_TASK REQUIREMENTS_
Everything from the line containing "const int lane = threadIdx.x & 31;" through the line containing "const int upto" should be repeated exactly, and nothing else from the data.
[ENTRIES SHOWN Boundary: Start]
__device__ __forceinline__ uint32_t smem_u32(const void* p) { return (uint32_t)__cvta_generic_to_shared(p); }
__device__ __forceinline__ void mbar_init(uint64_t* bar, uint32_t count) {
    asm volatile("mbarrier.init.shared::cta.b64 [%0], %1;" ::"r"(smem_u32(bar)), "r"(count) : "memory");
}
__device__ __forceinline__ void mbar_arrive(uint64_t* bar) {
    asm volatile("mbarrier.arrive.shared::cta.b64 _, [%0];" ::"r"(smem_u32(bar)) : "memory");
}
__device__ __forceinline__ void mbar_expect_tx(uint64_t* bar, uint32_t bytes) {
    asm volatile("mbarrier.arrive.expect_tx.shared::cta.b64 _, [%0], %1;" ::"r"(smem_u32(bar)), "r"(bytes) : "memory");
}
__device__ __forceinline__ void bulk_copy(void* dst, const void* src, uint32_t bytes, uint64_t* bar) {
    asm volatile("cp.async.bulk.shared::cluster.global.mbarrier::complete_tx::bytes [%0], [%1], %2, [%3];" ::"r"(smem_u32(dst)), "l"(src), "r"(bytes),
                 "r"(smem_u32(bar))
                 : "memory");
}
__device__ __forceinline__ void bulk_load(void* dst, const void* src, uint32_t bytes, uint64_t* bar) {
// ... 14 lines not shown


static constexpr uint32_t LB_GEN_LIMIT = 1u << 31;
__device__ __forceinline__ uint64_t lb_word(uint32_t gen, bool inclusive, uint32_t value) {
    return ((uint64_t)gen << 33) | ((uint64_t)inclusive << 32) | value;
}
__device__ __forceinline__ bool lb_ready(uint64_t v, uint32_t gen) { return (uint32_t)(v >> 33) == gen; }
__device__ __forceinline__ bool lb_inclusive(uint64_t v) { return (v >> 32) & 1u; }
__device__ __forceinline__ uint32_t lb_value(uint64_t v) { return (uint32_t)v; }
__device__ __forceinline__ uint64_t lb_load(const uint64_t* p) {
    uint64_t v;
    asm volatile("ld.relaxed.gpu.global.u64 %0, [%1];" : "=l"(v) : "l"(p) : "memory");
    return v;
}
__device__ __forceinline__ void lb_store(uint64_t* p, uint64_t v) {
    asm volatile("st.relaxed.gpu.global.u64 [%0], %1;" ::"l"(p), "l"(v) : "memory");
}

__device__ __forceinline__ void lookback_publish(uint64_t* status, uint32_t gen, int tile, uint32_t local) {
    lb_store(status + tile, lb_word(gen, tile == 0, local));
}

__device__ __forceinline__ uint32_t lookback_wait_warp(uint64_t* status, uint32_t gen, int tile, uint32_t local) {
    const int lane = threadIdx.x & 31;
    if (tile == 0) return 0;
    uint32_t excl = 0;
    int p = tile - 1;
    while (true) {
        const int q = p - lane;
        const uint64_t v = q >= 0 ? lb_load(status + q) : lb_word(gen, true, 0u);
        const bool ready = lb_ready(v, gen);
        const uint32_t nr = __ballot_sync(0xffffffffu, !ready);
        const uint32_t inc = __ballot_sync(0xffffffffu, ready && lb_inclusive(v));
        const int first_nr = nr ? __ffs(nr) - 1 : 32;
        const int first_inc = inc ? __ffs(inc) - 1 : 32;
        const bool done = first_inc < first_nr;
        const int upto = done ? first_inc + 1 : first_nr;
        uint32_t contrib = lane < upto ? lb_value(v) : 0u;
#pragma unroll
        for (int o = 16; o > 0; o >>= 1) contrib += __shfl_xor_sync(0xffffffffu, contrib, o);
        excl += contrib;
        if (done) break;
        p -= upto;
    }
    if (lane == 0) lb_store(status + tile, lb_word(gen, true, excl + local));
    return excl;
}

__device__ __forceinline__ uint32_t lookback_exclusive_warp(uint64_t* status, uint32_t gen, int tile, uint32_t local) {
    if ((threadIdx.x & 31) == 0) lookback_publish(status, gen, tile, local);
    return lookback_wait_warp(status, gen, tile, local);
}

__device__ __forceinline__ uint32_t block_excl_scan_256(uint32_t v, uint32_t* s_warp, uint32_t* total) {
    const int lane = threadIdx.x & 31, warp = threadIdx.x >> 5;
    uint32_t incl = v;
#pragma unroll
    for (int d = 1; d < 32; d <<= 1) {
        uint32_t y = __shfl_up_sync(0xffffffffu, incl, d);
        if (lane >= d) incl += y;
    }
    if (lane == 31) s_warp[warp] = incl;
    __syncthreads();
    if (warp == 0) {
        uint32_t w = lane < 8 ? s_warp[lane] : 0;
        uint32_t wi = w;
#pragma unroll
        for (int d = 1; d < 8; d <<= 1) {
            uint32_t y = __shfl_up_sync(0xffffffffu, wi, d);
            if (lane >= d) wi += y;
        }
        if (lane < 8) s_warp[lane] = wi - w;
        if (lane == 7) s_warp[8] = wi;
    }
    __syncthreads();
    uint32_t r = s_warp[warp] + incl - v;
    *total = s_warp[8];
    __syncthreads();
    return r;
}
[ENTRIES SHOWN Boundary: End]
[ENTRIES SHOWN Boundary: Start]
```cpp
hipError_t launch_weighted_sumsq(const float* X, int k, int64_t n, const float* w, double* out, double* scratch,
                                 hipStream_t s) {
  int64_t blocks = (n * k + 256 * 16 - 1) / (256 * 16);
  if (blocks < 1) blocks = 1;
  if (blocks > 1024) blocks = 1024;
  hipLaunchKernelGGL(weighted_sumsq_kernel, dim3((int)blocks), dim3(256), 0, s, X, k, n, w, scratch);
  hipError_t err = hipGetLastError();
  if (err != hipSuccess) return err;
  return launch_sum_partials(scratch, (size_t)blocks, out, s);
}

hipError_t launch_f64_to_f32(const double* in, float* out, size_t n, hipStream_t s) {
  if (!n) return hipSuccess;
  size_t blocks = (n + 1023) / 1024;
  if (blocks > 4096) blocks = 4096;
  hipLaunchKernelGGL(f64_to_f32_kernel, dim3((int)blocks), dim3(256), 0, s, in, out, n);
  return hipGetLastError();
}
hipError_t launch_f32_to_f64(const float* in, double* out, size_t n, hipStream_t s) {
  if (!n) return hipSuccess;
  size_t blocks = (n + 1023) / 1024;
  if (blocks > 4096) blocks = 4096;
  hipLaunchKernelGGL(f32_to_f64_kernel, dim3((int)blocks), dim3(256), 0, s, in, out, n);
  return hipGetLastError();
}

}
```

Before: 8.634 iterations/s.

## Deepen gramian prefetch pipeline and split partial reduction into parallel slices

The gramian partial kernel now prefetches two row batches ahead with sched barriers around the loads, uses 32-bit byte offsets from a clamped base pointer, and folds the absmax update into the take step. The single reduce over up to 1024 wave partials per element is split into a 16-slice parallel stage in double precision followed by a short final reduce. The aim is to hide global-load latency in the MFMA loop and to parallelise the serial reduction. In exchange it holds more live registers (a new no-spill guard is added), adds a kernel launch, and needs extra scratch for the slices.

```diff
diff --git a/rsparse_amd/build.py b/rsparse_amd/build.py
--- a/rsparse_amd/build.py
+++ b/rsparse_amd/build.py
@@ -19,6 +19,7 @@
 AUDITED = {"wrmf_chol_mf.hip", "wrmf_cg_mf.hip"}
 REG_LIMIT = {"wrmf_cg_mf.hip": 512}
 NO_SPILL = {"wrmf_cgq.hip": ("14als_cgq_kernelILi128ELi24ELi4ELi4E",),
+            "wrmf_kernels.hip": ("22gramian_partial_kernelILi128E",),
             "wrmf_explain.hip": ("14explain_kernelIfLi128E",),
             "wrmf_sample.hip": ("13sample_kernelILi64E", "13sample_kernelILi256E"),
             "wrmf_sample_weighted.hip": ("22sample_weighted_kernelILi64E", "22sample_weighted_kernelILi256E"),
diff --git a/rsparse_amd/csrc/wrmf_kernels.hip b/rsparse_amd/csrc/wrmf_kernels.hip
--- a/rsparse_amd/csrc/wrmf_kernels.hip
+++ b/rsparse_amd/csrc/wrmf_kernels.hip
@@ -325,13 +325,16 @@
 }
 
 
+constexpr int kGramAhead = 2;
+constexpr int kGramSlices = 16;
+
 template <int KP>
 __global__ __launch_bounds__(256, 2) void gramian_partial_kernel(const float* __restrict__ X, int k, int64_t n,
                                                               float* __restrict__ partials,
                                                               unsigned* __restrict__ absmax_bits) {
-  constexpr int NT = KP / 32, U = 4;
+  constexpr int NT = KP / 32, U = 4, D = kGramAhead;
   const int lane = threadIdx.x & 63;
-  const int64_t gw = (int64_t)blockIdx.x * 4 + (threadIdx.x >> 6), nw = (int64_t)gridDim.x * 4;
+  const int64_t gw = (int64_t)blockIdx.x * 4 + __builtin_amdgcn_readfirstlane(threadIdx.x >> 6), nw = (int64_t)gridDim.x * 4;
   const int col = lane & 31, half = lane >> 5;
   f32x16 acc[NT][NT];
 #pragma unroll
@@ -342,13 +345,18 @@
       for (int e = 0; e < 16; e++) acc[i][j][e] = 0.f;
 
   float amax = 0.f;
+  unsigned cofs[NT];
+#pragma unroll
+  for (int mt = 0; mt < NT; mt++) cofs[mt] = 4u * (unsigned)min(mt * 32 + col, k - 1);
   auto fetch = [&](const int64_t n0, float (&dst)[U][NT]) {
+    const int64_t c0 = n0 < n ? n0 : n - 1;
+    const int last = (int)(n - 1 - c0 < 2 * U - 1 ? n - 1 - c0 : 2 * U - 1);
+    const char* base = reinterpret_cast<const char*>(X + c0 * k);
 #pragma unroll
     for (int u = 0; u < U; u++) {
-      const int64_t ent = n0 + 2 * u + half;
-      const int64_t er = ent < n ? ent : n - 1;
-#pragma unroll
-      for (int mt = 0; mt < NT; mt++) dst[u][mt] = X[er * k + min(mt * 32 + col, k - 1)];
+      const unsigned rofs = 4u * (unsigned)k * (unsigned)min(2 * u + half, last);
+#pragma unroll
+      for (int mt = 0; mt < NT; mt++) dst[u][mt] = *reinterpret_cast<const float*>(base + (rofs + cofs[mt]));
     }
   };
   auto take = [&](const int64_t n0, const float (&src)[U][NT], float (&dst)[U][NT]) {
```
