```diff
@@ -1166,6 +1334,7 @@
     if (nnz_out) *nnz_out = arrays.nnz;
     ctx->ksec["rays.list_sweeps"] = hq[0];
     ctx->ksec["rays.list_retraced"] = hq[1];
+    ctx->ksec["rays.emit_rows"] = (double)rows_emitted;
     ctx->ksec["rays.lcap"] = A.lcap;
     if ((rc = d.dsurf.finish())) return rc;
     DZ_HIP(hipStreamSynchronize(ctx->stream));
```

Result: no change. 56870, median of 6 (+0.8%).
[ENTRIES SHOWN Boundary: End]
_ANSWER TO THE EXERCISE_
    const int lane = threadIdx.x & 31;
    if (tile == 0) return 0;
    uint32_t excl = 0;
    int p = tile - 1;
    while (true) {
        const int q = p - lane;
        const uint64_t v = q >= 0 ? lb_load(status + q) : lb_word(gen, true, 0u);
        const bool ready = lb_ready(v, gen);
        const uint32_t nr = __ballot_sync(0xffffffffu, !ready);
        const uint32_t inc = __ballot_sync(0xffffffffu, ready && lb_inclusive(v));
        const int first_nr = nr ? __ffs(nr) - 1 : 32;
        const int first_inc = inc ? __ffs(inc) - 1 : 32;
        const bool done = first_inc < first_nr;
        const int upto = done ? first_inc + 1 : first_nr;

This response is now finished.